**What you have to do**
Within the records, say how many lines include the word "volatile"; the answer should be the number and no more.

**Input**

class FourierGF:
    def __init__(self, net):
        self.net = net
        self._key = None
        self.gemm = hip.GEMM_MODE

    def _plan(self):
        key = _version_key(self.net)
        if self._key != key:
            res = self.net.SO3_Conv_layers[0]
            self.l_in = _Layer(self.net.Conv_in[0])
            self.l_1 = _Layer(res.comb_layer_in[2]); self.bn_1 = _fold_bn(res.comb_layer_in[0])
            self.l_2 = _Layer(res.comb_layer_out[2]); self.bn_2 = _fold_bn(res.comb_layer_out[0])
            self.l_out = _Layer(self.net.Conv_out.comb_layer[2]); self.bn_3 = _fold_bn(self.net.Conv_out.comb_layer[0])
            self._key = key

    def _plan_bounds(self):
        if getattr(self, '_nb_key', None) != self._key:
            self.nb_1 = hip.next_bound(self.bn_1, self.l_in.bias)
            self.nb_2 = hip.next_bound(self.bn_2, self.l_1.bias)
            self.nb_3 = hip.next_bound(self.bn_3, self.l_2.bias, self.l_in.bias)
            self._nb_key = self._key

    def forward_raw(self, x, roles=None):
        self._plan()
        hip.ensure_fourier()
        B = x.shape[0]
        sp = {'f32': False, 'bf16x3': True, 'f16x2': 'f16x2'}[self.gemm]
        if self.gemm == 'f16x2':
            self._plan_bounds()
            b0 = hip.row_bound(x, roles=roles)
            X0 = hip.ft_nonlin(B, 32, x_spatial=x, split=sp, out_bound=b0)
            T0, b1 = hip.irrep_gemm(X0, None, 32, 256, B, f16x2=self.l_in.wsplit2, x_bound=b0, next_bound=self.nb_1)
            del X0
            xd = hip.use_planes(512) and hip.use_planes(256)
            X1 = hip.ft_nonlin(B, 256, coef_in=T0, bias=self.l_in.bias, bn=self.bn_1, split=sp, out_bound=b1, planes=xd)
            T1, b2 = hip.irrep_gemm(X1, None, 256, 512, B, f16x2=self.l_1.wsplit2, x_bound=b1, next_bound=self.nb_2, x_planes=xd)
            del X1
            X2 = hip.ft_nonlin(B, 512, coef_in=T1, bias=self.l_1.bias, bn=self.bn_2, split=sp, out_bound=b2, planes=xd)
            del T1
            T2, b3 = hip.irrep_gemm(X2, None, 512, 256, B, f16x2=self.l_2.wsplit2, x_bound=b2, next_bound=self.nb_3, add=T0, x_planes=xd)
            del X2, T0
            X3 = hip.ft_nonlin(B, 256, coef_in=T2, bias=self.l_2.bias, bias2=self.l_in.bias, bn=self.bn_3, split=sp, out_bound=b3)
            del T2
            T3 = hip.irrep_gemm(X3, None, 256, 32, B, f16x2=self.l_out.wsplit2, x_bound=b3)
            return hip.ft_nonlin(B, 32, coef_in=T3, bias=self.l_out.bias, resid_spatial=x, spatial_out=True, split=sp)

        if roles is not None:
            hip.row_bound(x, roles=roles)

        def gemm(X, layer, C, O, add=None):
            return hip.irrep_gemm(X, layer.wpack, C, O, B, split=layer.wsplit if self.gemm == 'bf16x3' else None, add=add)

        def ft(C, **kw):
            return hip.ft_nonlin(B, C, split=sp, **kw)
        X0 = ft(32, x_spatial=x)
        T0 = gemm(X0, self.l_in, 32, 256)
        del X0
        X1 = ft(256, coef_in=T0, bias=self.l_in.bias, bn=self.bn_1)
        T1 = gemm(X1, self.l_1, 256, 512)
        del X1
        X2 = ft(512, coef_in=T1, bias=self.l_1.bias, bn=self.bn_2)
        del T1
        T2 = gemm(X2, self.l_2, 512, 256, add=T0)
        del X2, T0
        X3 = ft(256, coef_in=T2, bias=self.l_2.bias, bias2=self.l_in.bias, bn=self.bn_3)
        del T2
        T3 = gemm(X3, self.l_out, 256, 32)
        return ft(32, coef_in=T3, bias=self.l_out.bias, resid_spatial=x, spatial_out=True)


    def scale_headroom(self, x):
        self._plan(); self._plan_bounds()
        hip.ensure_fourier()
        B = x.shape[0]
        out = {}

        def report(name, bound, coefs_f32, C):
            actual = hip.pack_coefs_f16x2(coefs_f32, C, B)[1][:B]
            bits = torch.log2(bound[:B].double() / actual.double().clamp_min(1e-300))
            out[name] = {'min': round(float(bits.min()), 2), 'mean': round(float(bits.mean()), 2), 'max': round(float(bits.max()), 2)}
        b0 = hip.row_bound(x)
        report('gemm_32_256_input', b0, hip.ft_nonlin(B, 32, x_spatial=x, split=True), 32)
        X0 = hip.ft_nonlin(B, 32, x_spatial=x, split='f16x2', out_bound=b0)
        T0, b1 = hip.irrep_gemm(X0, None, 32, 256, B, f16x2=self.l_in.wsplit2, x_bound=b0, next_bound=self.nb_1)
        report('gemm_256_512_input', b1, hip.ft_nonlin(B, 256, coef_in=T0, bias=self.l_in.bias, bn=self.bn_1, split=True), 256)
        X1 = hip.ft_nonlin(B, 256, coef_in=T0, bias=self.l_in.bias, bn=self.bn_1, split='f16x2', out_bound=b1)
        T1, b2 = hip.irrep_gemm(X1, None, 256, 512, B, f16x2=self.l_1.wsplit2, x_bound=b1, next_bound=self.nb_2)
        report('gemm_512_256_input', b2, hip.ft_nonlin(B, 512, coef_in=T1, bias=self.l_1.bias, bn=self.bn_2, split=True), 512)
        X2 = hip.ft_nonlin(B, 512, coef_in=T1, bias=self.l_1.bias, bn=self.bn_2, split='f16x2', out_bound=b2)
        T2, b3 = hip.irrep_gemm(X2, None, 512, 256, B, f16x2=self.l_2.wsplit2, x_bound=b2, next_bound=self.nb_3, add=T0)
        report('gemm_256_32_input', b3, hip.ft_nonlin(B, 256, coef_in=T2, bias=self.l_2.bias, bias2=self.l_in.bias, bn=self.bn_3, split=True), 256)
        return out
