+        for (int k = 0; k < 2; ++k) {
+          const int e = e0 + k;
+          if (e >= NU) continue;
+          const int u = u0 + e * ustep, h = u >= 12 ? 1 : 0, qt = u - 12 * h, head = f_hp * 2 + h;
+#pragma unroll
+          for (int j = 0; j < 2; ++j) {
+            const int rr = (flane >> 3) + 8 * j, ch = flane & 7;
+            const uint4 w = *reinterpret_cast<const uint4*>(stg + k * 2048 + qt2_arr_off(rr, ch));
+            const int64_t row = orow0 + (int64_t)(flane >> 3) * QT2_NP + 2 * qt + j;
+            if (to_q) {
+              float fv[8];
+              fv[0] = __uint_as_float(w.x << 16); fv[1] = __uint_as_float(w.x & 0xffff0000u); fv[2] = __uint_as_float(w.y << 16); fv[3] = __uint_as_float(w.y & 0xffff0000u);
+              fv[4] = __uint_as_float(w.z << 16); fv[5] = __uint_as_float(w.z & 0xffff0000u); fv[6] = __uint_as_float(w.w << 16); fv[7] = __uint_as_float(w.w & 0xffff0000u);
+              float amax = fmaxf(fmaxf(fmaxf(fabsf(fv[0]), fabsf(fv[1])), fmaxf(fabsf(fv[2]), fabsf(fv[3]))), fmaxf(fmaxf(fabsf(fv[4]), fabsf(fv[5])), fmaxf(fabsf(fv[6]), fabsf(fv[7]))));
+              amax = fmaxf(amax, __shfl_xor(amax, 1, 64)); amax = fmaxf(amax, __shfl_xor(amax, 2, 64));
+              const int be = sf_mx_exp(amax);
+              const float inv = sf_mx_inv(be);
+              qt2_u2 d; d.x = sf_fp8x4(fv, inv); d.y = sf_fp8x4(fv + 4, inv);
+              const int be_hi = __shfl_xor(be, 4, 64);
+              if (!(QT2_ABL & 32) || w.x == 0x12345678u) {
+                qt2_store_u2(p.out_q + row * p.ldq + head * 64 + ch * 8, d);
+                if (ch == 0) qt2_store_u16(p.out_s + (int64_t)(head >> 1) * p.splane + row * 4 + (head & 1) * 2, (uint32_t)(be | (be_hi << 8)));
+              }
+            } else if (!(QT2_ABL & 32) || w.x == 0x12345678u) {
+              qt2_store_line(p.out + row * p.ldo + head * 64 + ch * 8, qt2_u4{w.x, w.y, w.z, w.w});
+            }
+          }
+        }
+      }
+      return (QT2_ABL & 32) ? 0 : NU * (to_q ? 4 : 2);
+    };
+    auto cls_out = [&](const int h, const int rec) -> int {
+      if (fr_ == 0) {
+        float* part = p.cls_part + ((f_seq * 12 + f_hp * 2 + h) * QT2_NPART + rec) * 66;
+        if (fg == 0) qt2_store_f2(part, qt2_f2{hmsc, hl});
+#pragma unroll
+        for (int dt = 0; dt < 4; ++dt) {
+          qt2_store_f2(part + 2 + dt * 16 + fg * 4, qt2_f2{hcls[dt][0], hcls[dt][1]});
+          qt2_store_f2(part + 4 + dt * 16 + fg * 4, qt2_f2{hcls[dt][2], hcls[dt][3]});
+        }
+      }
+      return 9;
+    };
+    int n = 0;
+    if (f_main) {
+      if (!(QT2_ABL & 8)) n += patch_out(qt2_ic<3>{}, f_wr, 8);
+      if (!(QT2_ABL & 4)) n += cls_out(f_wr & 1, f_tb * 4 + (f_wr >> 1));
+    } else if (!(QT2_ABL & 16)) {
+      if (f_wr < 2) n += cls_out(f_wr, 32);
+      else if (f_wr < 6) { const int u = (f_wr - 2) & 1; n += patch_out(qt2_ic<1>{}, ((f_wr - 2) >> 1) * 12 + u, 0); }
+    }
+    return n;
+  };
+
+  bool main_item = false;
+  int pend = 0;
+  auto begin_item = [&]() {
+    main_item = tb < 8;
     if (main_item) {
       derive_offsets();
+      int btid = threadIdx.x;
+      asm volatile("" : "+v"(btid));
+      const int blane = btid & 63;
       if (wave < 6) {
-        if (p.bias) qt2_dma_dword_addr(p.bias + (wave % 3) * QT2_D + (hp * 2 + wave / 3) * 64 + lane, lds0 + QT2_BIAS_OFF + wave * 256);
+        if (p.bias) qt2_dma_dword_addr(p.bias + (wave % 3) * QT2_D + (hp * 2 + wave / 3) * 64 + blane, lds0 + QT2_BIAS_OFF + wave * 256);
       } else if (wave == 7) {
-        if (lane < 48) qt2_dma1(cls_voff, reinterpret_cast<const char*>(p.side + seq * 33 * p.lds_ + hp * 128), lds0 + QT2_LAND_OFF);
+        if (blane < 48) qt2_dma1(cls_voff, reinterpret_cast<const char*>(p.side + seq * 33 * p.lds_ + hp * 128), lds0 + QT2_LAND_OFF);
       }
       if (MX) issue_sc(0);
       issue_w(0, 0, 0); issue_a(0, 0, 0);
       issue_w(1, 0, 0); issue_a(1, 0, 0); issue_a(2, 0, 0);
       issue_w(2, 0, 0);
       issue_w(0, 1, 1); issue_a(0, 1, 1);
-      qt2_wait_vmcnt<5>();
+      pend = flush();
+    } else {
+      int stid = threadIdx.x;
+      asm volatile("" : "+v"(stid));
+      uint4 cv = make_uint4(0u, 0u, 0u, 0u);
+      auto side_src = [&](const int e) -> const uint4* {
+        const int x = stid + e * 512, ch = x & 7, rr = (x >> 3) & 31, w3 = (x >> 8) % 3, hd = (x >> 8) / 3;
+        return reinterpret_cast<const uint4*>(p.side + (seq * 33 + 1 + (rr & 7) * 4 + (rr >> 3)) * p.lds_ + w3 * QT2_D + (hp * 2 + hd) * 64 + ch * 8);
+      };
+      auto side_dst = [&](const int e) -> uint4* {
+        const int x = stid + e * 512, ch = x & 7, rr = (x >> 3) & 31, w3 = (x >> 8) % 3, hd = (x >> 8) / 3;
+        return reinterpret_cast<uint4*>(smem + hd * 3 * QT2_ARR + (w3 == 1 ? 0 : (w3 == 2 ? QT2_ARR : 2 * QT2_ARR)) + qt2_arr_off(rr, ch));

**Completed exercise**
2